What Is Your Most Valuable Business Asset?


Image by: Tandguladze
By Victor Averin

Trust is an important asset to every company and business and it cannot be measured like inventory, equipment, and time resources. What sets a company apart is the strength of it’s trust in their employees and overall transparency which brings the heart and soul of a company to life and becomes the catalyst for success.

The “People” Business

You must analyze the quality of relationships across your organization – leaders to employees, employees to employees, and employees to customers. In each category look for specific traits to determine whether or not everyone honors and respects one another, here’s an indirect way to measure them—

Employees are loyal and keep their word, never judge but seek to understand, laugh with others and not at others, take issues to the source, appreciate the organization, help one another, smile frequently, and start sentences with “How can I help you?”

Look for these critical traits. Trust permeates through every aspect, department of the company, and out into the public to you’re customers, which is why trust is considered a non-negotiable trait.

Transparency

Being transparent as a company shows that you own your failures, learn from them, and share them publicly with your employees and your clients. Transparency builds trust. In the long run your company will bounce back even higher after failures and success become transparent.
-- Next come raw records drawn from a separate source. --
template <class T>
__device__ __forceinline__ T q_ld0(int a, int imm) {
#if defined(__HIP_DEVICE_COMPILE__)
  typedef const __attribute__((address_space(3))) char *cp_t;
  typedef const __attribute__((address_space(3))) T *tp_t;
  return *(tp_t)((cp_t)(unsigned)a + imm);
#else
  return T{};
#endif
}
template <class C, int SL, bool Z = false>
__device__ __forceinline__ v8i q_frag(const char *lds, const int (&a)[2][3], int off, int ro) {
  const char *b = lds + (SL < 0 ? ro : q_imm<C, SL>()) + off;
  v2u x, y, z;
  if constexpr (Z) {
    const int imm = (SL < 0 ? 0 : q_imm<C, SL>()) + off, r = SL < 0 ? ro : 0;
    x = q_ld0<v2u>(a[q_set<SL>()][0] + r, imm);
    y = q_ld0<v2u>(a[q_set<SL>()][1] + r, imm);
    z = q_ld0<v2u>(a[q_set<SL>()][2] + r, imm);
  } else {
    x = *reinterpret_cast<const v2u *>(b + a[q_set<SL>()][0]);
    y = *reinterpret_cast<const v2u *>(b + a[q_set<SL>()][1]);
    z = *reinterpret_cast<const v2u *>(b + a[q_set<SL>()][2]);
  }
  asm volatile("" ::: "memory");
  return v8i{(int)x.x, (int)x.y, (int)y.x, (int)y.y, (int)z.x, (int)z.y, 0, 0};
}
#ifdef ATOM_F6_PAIR128
template <class C, int SL>
__device__ __forceinline__ void q_frag_pair(const char *lds, const int (&a)[2][3], int off, int ro, v8i &f0, v8i &f1) {
  const char *b = lds + (SL < 0 ? ro : q_imm<C, SL>()) + off;
  const v4u x = *reinterpret_cast<const v4u *>(b + a[q_set<SL>()][0]);
  const v4u y = *reinterpret_cast<const v4u *>(b + a[q_set<SL>()][1]);
  const v4u z = *reinterpret_cast<const v4u *>(b + a[q_set<SL>()][2]);
  asm volatile("" ::: "memory");
  f0 = v8i{(int)x.x, (int)x.y, (int)y.x, (int)y.y, (int)z.x, (int)z.y, 0, 0};
  f1 = v8i{(int)x.z, (int)x.w, (int)y.z, (int)y.w, (int)z.z, (int)z.w, 0, 0};
}
#endif
template <class C, int SL, class RG>
__device__ __forceinline__ QSa q_scale(const char *lds, const RG &R, int off, int ro) {
#ifdef ATOM_SA_B32
  return *reinterpret_cast<const float *>(lds + (SL < 0 ? ro : q_imm<C, SL>()) + off + R.aS[q_set<SL>()] + 4);
#else
  return QSa(*reinterpret_cast<const v2f_t *>(lds + (SL < 0 ? ro : q_imm<C, SL>()) + off + R.aS[q_set<SL>()]));
#endif
}
template <class C, int SL, class RG>
__device__ __forceinline__ v2f_t q_scale2(const char *lds, const RG &R, int j, int ro) {
  const int a = R.aS2[SL < 0 ? 0 : SL][j] + (SL < 0 ? ro : 0);
  return v2f_t{q_ld0<float>(a, 100), q_ld0<float>(a, PITCH + 100)};
}
template <class C, int SL, class RG>
__device__ __forceinline__ void q_load_sb(const char *lds, RG &R, int h, int ro) {
  const char *b = lds + (SL < 0 ? ro : q_imm<C, SL>()) + QC<C>::SB_OFF + 128 * h + R.aB[q_set<SL>()];
  if constexpr (sizeof(R.sb[0]) == 4 * sizeof(float)) {
    const float *f = reinterpret_cast<const float *>(b);
#pragma unroll
    for (int k = 0; k < 4; ++k) R.sb[h][k] = f[2 * k];
  } else {
    const v4f_t lo = *reinterpret_cast<const v4f_t *>(b), hi = *reinterpret_cast<const v4f_t *>(b + 16);
#pragma unroll
    for (int k = 0; k < 4; ++k) { R.sb[h][k] = lo[k]; R.sb[h][4 + k] = hi[k]; }
  }
}

__device__ __forceinline__ void q_dma16x3(unsigned m0v, unsigned voff, const void *sbase) {
  asm volatile("s_mov_b32 m0, %0\n\ts_nop 0\n\tglobal_load_lds_dwordx4 %1, %2\n\tglobal_load_lds_dwordx4 %1, %2 offset:1024\n\t"
               "global_load_lds_dwordx4 %1, %2 offset:2048" ::"s"(m0v), "v"(voff), "s"(sbase) : "memory");
}
__device__ __forceinline__ void q_dma16(unsigned m0v, unsigned voff, const void *sbase) {
  asm volatile("s_mov_b32 m0, %0\n\ts_nop 0\n\tglobal_load_lds_dwordx4 %1, %2" ::"s"(m0v), "v"(voff), "s"(sbase) : "memory");
}
struct QDma {
  unsigned voffW, voffA, voffX;
  int m0W, m0A, m0X;
  int xkind;
};
template <class C, int DS>
__device__ __forceinline__ void q_piece(const QDma &d, const uint8_t *wsrc, const uint8_t *asrc, const float *sbsrc, int i) {
  constexpr int base = DS * QC<C>::STAGE;
  if (i == 0) q_dma16x3(base + d.m0W, d.voffW, wsrc);
  else if (i == 3) q_dma16x3(base + d.m0A, d.voffA, asrc);
  else if (i == 6) {
    const void *xb = d.xkind == 1 ? (const void *)wsrc : (d.xkind == 2 ? (const void *)asrc : (const void *)sbsrc);
    q_dma16(base + d.m0X, d.voffX, xb);
  }
}

struct QNoEarly { __device__ __forceinline__ void operator()(int) const {} };
template <class C, int SL, bool PAIR, bool SA2, class FS, class FD, class FE = QNoEarly>
__device__ __forceinline__ void q_step(QRegs<C, PAIR, SA2> &R, const char *lds, float (&c)[4][8][4], FS sync, FD mid, int ro = 0, int rn = 0,
                                       bool LAST = false, FE early = FE(), unsigned *tp = nullptr) {
  constexpr int NX = SL < 0 ? -1 : (SL + 1) % 3;
  auto stamp = [&](int k) {
    if (tp) { __builtin_amdgcn_sched_barrier(0); const unsigned t_ = (unsigned)__builtin_amdgcn_s_memtime(); if ((threadIdx.x & 63) == 0) tp[k] = t_; __builtin_amdgcn_sched_barrier(0); }
  };
#pragma unroll
  for (int i = 0; i < 16; ++i) {
    const int tb = p_tb(i), h = p_h(i);
    __builtin_amdgcn_sched_barrier(0);
    stamp(i);
    if (i == 8) { stamp(16); sync(); stamp(17); }
    __builtin_amdgcn_sched_barrier(0);
#pragma unroll
    for (int k = 0; k < 2; ++k)
      R.acc[i & 1][k] = __builtin_amdgcn_mfma_scale_f32_16x16x128_f8f6f4(R.af[2 * h + k], R.bf[p_buf(tb)], v4f_t{0.f, 0.f, 0.f, 0.f}, 3, 3, 0, 0, 0, 0);
    __builtin_amdgcn_sched_barrier(0);
    stamp(32 + 2 * i);
    if (h == 1 && i < 12 && tb + 2 < 8) {
      R.bf[p_buf(tb + 2)] = q_frag<C, SL, SA2>(lds, R.aA, p_row(tb + 2) * PITCH, ro);
      if constexpr (SA2) {
        if ((tb & 1) == 0) R.sa2[((tb + 2) & 3) >> 1] = q_scale2<C, SL>(lds, R, (tb + 2) >> 1, ro);
      } else R.sa[(tb + 2) & 3] = q_scale<C, SL>(lds, R, p_row(tb + 2) * PITCH, ro);
    }
    if (!LAST) {
      if (i == 12) {
        R.bf[2] = q_frag<C, NX, SA2>(lds, R.aA, p_row(0) * PITCH, rn);
        if constexpr (!SA2) R.sa[0] = q_scale<C, NX>(lds, R, p_row(0) * PITCH, rn);
      }
      if (i == 13) {
#ifdef ATOM_F6_PAIR128
        q_frag_pair<C, NX>(lds, R.aWp, p_row(0) * PITCH, rn, R.af[0], R.af[1]);
#else
        R.af[0] = q_frag<C, NX, SA2>(lds, R.aW, p_row(0) * PITCH, rn);
        R.af[1] = q_frag<C, NX, SA2>(lds, R.aW, p_row(1) * PITCH, rn);
#endif
      }
      if (i == 15) {
#ifdef ATOM_F6_PAIR128
        q_frag_pair<C, NX>(lds, R.aWp, p_row(2) * PITCH, rn, R.af[2], R.af[3]);
#else
        R.af[2] = q_frag<C, NX, SA2>(lds, R.aW, p_row(2) * PITCH, rn);
        R.af[3] = q_frag<C, NX, SA2>(lds, R.aW, p_row(3) * PITCH, rn);
#endif
        R.bf[1] = q_frag<C, NX, SA2>(lds, R.aA, p_row(1) * PITCH, rn);
        if constexpr (!SA2) R.sa[1] = q_scale<C, NX>(lds, R, p_row(1) * PITCH, rn);
      }
      if constexpr (SA2) { if (i == 14) R.sa2[0] = q_scale2<C, NX>(lds, R, 0, rn); }
    }
    if (i >= 8) mid(i - 8);
    else early(i);
    if (tp) asm volatile("s_waitcnt lgkmcnt(0)" ::: "memory");
    stamp(33 + 2 * i);
    __builtin_amdgcn_sched_barrier(0);
    {
      const int j = (i + 15) & 15, dtb = p_tb(j), dh = p_h(j);
      deq_pair<PAIR>(R.acc[j & 1][0], R.acc[j & 1][1], R.tscale(dtb), R.sb[dh], c[2 * dh][dtb], c[2 * dh + 1][dtb]);
    }
    __builtin_amdgcn_sched_barrier(0);
    if (!LAST && i == 14) q_load_sb<C, NX>(lds, R, 0, rn);
    if (i == 0) q_load_sb<C, SL>(lds, R, 1, ro);
  }
  stamp(18);
}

Over the last few years in the US, corporate scandals, bailouts, and bankruptcies have plagued companies claiming they were for the people but they ended up not being able to put the trust where their mouth is. So instead let’s look at some of the global companies that are leading the world through transparency.

Statoil is an energy company in oil and gas production, many have the belief that big oil businesses have hidden agendas, whereas in fact the most transparent company in the world is an oil company. Statoil discloses all revenues, payments and financial data, sustainability data, operations, case studies, strategies, and risk assessments. They operate internationally and are considered a global leader in Norwegian countries.

As a final example, HSBC is a British multinational banking and financial services located in London, UK. In 2011 it was considered the world’s second largest banking and financial services company and the world’s second largest public company. HSBC pushes for transparency to publish information relating regional loan data to tax information.